The code suggests that migrant health personnel should be reminded of the responsibilities to their home countries and should also be provided with better information about employment conditions in destination countries. While it is clear that migrating health professionals can be naive in their expectations it is also important to recognise that employment and working conditions for health staff in resource poor countries are major factors driving migration. In many countries staff feel they have to rely on private payments from patients to achieve even a basic standard of living. For nurses and allied health professionals there are often limited opportunity for career progression.

The code also promotes the idea of circular migration, encouraging staff to return to their home country, in the hope that this might lead to mutual benefit for source and destination countries. In practice, however, experience of training schemes and exchanges, in which return is voluntary, suggests that this has not worked well in the past. Even schemes in which return is said to be automatic at the end of training, for example, have proved problematic. A more realistic approach may be to combine a fixed term of migration for health professionals with the creation of training posts in source countries and with conditions of employment sufficient to attract returning staff to pass on the skills they have obtained.

A code of practice for the international recruitment of health personnel is long overdue. Many countries already suffer from a critical shortage of health personnel, often due in part to irresponsible and rash recruitment campaigns from richer countries. The value of health personnel recruited to rich countries calculated from the costs of training are considerable and may be higher than development aid to some of the poor countries. While it is also true that health migrants remit considerable sums to families in source countries this transfers money outside the health sector and thus while their may be some economic benefit to countries as a whole the health sector suffers.

Both donor and destination countries are found in Europe. England, Ireland, Norway and Sweden are among the top destination countries. Romania and Moldavia are major source countries. In addition, some countries are transitional, i.e. they are losing health personnel to richer countries and replacing the loss by recruitment from poorer countries. It may be difficult for such countries to recognize their role in relation to the code of practice. These transitional countries primarily are found among the poorer countries of EU 27. It may be necessary for joint EU action to support these countries, to avoid fruitless discussions about the definition of whether a country is a source or a destination country.

The EU has shared competence for the recognition of health professional qualifications, migration to and within the EU, for supporting global health and aid initiatives and for international agreements in this sphere. It is therefore appropriate for the EU to lead European joint action to address this issue. The EU should seize the opportunity to work with countries such as the Netherlands, the UK, Sweden and others that already operate partnership agreements with resource poor countries in related fields. Building on this experience it is timely to establish a more binding commitment from EU Member States to a common approach to health workforce management and migration.
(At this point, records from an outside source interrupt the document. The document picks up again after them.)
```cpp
struct HostModel {
  int ndof = 0, ngpos = 0, nj = 0, nc = 0, na = 0, nrows = 0, ncols = 0, maxk = 0, anyvisc = 0;
  std::vector<int> jtype, jparent, jdof, jgpos, hcn_ident, bflags, coloff, kcols, pathdof;
  std::vector<int> ctype, cint, crow, atype, aint;
  std::vector<int> dofbody, dofpos, gen_body, cgen1, cgen0;
  std::vector<int> gen_aligned, gen_c0, caligned;
  std::vector<int> doflim;
  std::vector<unsigned> crunmask;
  int ngen = 0, ngrows = 0;
  std::vector<int> dofjoint, jhaschild, jaccfirst, jmark, jmarkfirst, jmarkchild, glimdof, pd_gpos;
  std::vector<int> pd_index, pd_dofs;
  int has_warm = 0;
  std::vector<int> glev_off, glev_joint, gslot, gvslot;
  GroupLayout gl;
  std::vector<int> jchild0, jsib;
  std::vector<double> pd_kp, pd_kd, pd_qd, pd_c, pd_dqd;
  int has_pd = 0, nweight = 0;
// ... 315 lines not shown
  }
  int64_t total_ints() const { return cactive + cbranch + cdol + czidx; }
};
static inline ScratchSizes scratch_sizes(const HostModel& m) {
  ScratchSizes s;
  const int64_t n = m.ndof, nj = m.nj, nr = m.nrows > 0 ? m.nrows : 1, nc = m.nc > 0 ? m.nc : 1;
  s.pose = nj * 12; s.twist = nj * 6; s.J = (int64_t)m.ncols * 6; s.dJ = s.J;
  s.M = s.N = s.B = s.Z = s.Y = n * n; s.gforce = n;
  s.cjac = nr * n; s.cvel = nr; s.cA = nr * nr; s.cT = n * nr; s.cpinv = nr * 4; s.caux = nc * 4;
  s.tmp = 2 * n;
  s.cactive = s.cbranch = s.cdol = nc; s.czidx = nc * 3;
  return s;
}
struct FusedSizes {
  int64_t fq, fLam, fv0, fT1, fT0, fu, fy, fAcc, fP, faux, fpose, ff, fRe, factive, fbranch, fzidx;
  int64_t aX, atw, ath, aS, aSh, aU, aLA, aLM, adinv, aIA, aIM, abeta, au, ax, aV, fK;
  int64_t total_doubles() const {
    return fq + fLam + fv0 + fT1 + fT0 + fu + fy + fAcc + fP + faux + fpose + ff + fRe +
           aX + atw + ath + aS + aSh + aU + aLA + aLM + adinv + aIA + aIM + abeta + au + ax + aV + fK;
  }
  int64_t total_ints() const { return factive + fbranch + fzidx; }
};
static inline FusedSizes fused_sizes(const HostModel& m) {
  FusedSizes s;
  const int64_t n = m.ndof, NG = m.ngrows > 0 ? m.ngrows : 1, nc = m.nc > 0 ? m.nc : 1,
                nr = m.nrows > 0 ? m.nrows : 1;
  const int64_t nj = m.nj > 0 ? m.nj : 1, nn = n > 0 ? n : 1;
  s.fq = nn; s.fLam = NG * NG; s.fv0 = NG; s.fT1 = nc * 24; s.fT0 = nc * 24;
  s.fu = NG; s.fy = NG; s.fAcc = nr * 4; s.fP = nr * 4; s.faux = nc * 4; s.fpose = nj * 12; s.ff = nr;
  s.fRe = 9 * (m.ngen > 0 ? m.ngen : 1);
  s.factive = nc; s.fbranch = nc; s.fzidx = 3 * nc;
  s.aX = nj * 12; s.atw = nj * 6; s.ath = nj * 6;
  s.aS = s.aSh = s.aU = s.aLA = s.aLM = nn * 6; s.adinv = nn;
  s.aIA = s.aIM = nj * 36; s.abeta = nj * 6;
  const int64_t ng1 = m.ngen > 1 ? m.ngen : 1;
  s.au = 6 * ng1 * nn; s.ax = 6 * ng1 * nn; s.aV = nj * 72 * ng1;
  s.fK = nn * NG;
  return s;
}
static inline int64_t fused_padded_worlds(int64_t W) { return (W + ARB_TILE - 1) / ARB_TILE * ARB_TILE; }
static inline void carve_fused(const FusedSizes& s, double* dbl, int* ints, DevBatch& b) {
  double* p = dbl;
  auto take = [&](int64_t k) { double* r = p; p += k * ARB_TILE; return r; };
  b.fq = take(s.fq); b.fLam = take(s.fLam); b.fv0 = take(s.fv0);
  b.fT1 = take(s.fT1); b.fT0 = take(s.fT0); b.fu = take(s.fu); b.fy = take(s.fy);
  b.fAcc = take(s.fAcc); b.fP = take(s.fP); b.faux = take(s.faux); b.fpose = take(s.fpose);
  b.ff = take(s.ff); b.fRe = take(s.fRe);
  b.aX = take(s.aX); b.atw = take(s.atw); b.ath = take(s.ath);
  b.aS = take(s.aS); b.aSh = take(s.aSh); b.aU = take(s.aU); b.aLA = take(s.aLA); b.aLM = take(s.aLM);
  b.adinv = take(s.adinv); b.aIA = take(s.aIA); b.aIM = take(s.aIM); b.abeta = take(s.abeta);
  b.au = take(s.au); b.ax = take(s.ax); b.aV = take(s.aV);
  b.fK = take(s.fK);
  int* q = ints;
  auto takei = [&](int64_t k) { int* r = q; q += k * ARB_TILE; return r; };
  b.factive = takei(s.factive); b.fbranch = takei(s.fbranch); b.fzidx = takei(s.fzidx);
  b.frec = s.total_doubles();
  b.firec = s.total_ints();
}
static inline int applied_wrench_rows(const HostModel& m, int nbodies, const int32_t* bodies, bool has_wrench,
                                      std::vector<int>& rows, std::string& err) {
  if (nbodies < 0) { err = "negative number of wrench bodies"; return -1; }
  if (nbodies > 0 && !bodies) { err = "null body list"; return -1; }
  if (has_wrench && nbodies == 0) { err = "a wrench array needs its bodies"; return -1; }
  rows.assign(m.nj > 0 ? m.nj : 1, -1);
  for (int i = 0; i < nbodies; ++i) {
    const int body = bodies[i];
    if (body == 0) { err = "no wrench can be applied to the ground (body 0)"; return -1; }
    if (body < 0 || body > m.nj) { err = "wrench body " + std::to_string(body) + " out of range"; return -1; }
    if (rows[body - 1] >= 0) { err = "wrench body " + std::to_string(body) + " listed twice"; return -1; }
// ... 18 lines not shown
```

The EU action programme should address (1) the training and development of health personnel within the EU to meet its own demands, (2) agreement with neighbouring countries on health workforce migration and (3) agreements with other partner countries from which health workers are drawn. While this may seem a simple agenda there are a multitude of research, knowledge sharing, aid and development issues that spring from it. It will also be essential to develop research and educational networks engaging EU countries and partner countries, links with international health professional organisations and relationship with Ministries of Health in partner countries. The agreements and protocols will need to be introduced through sensitive, well informed global health diplomacy.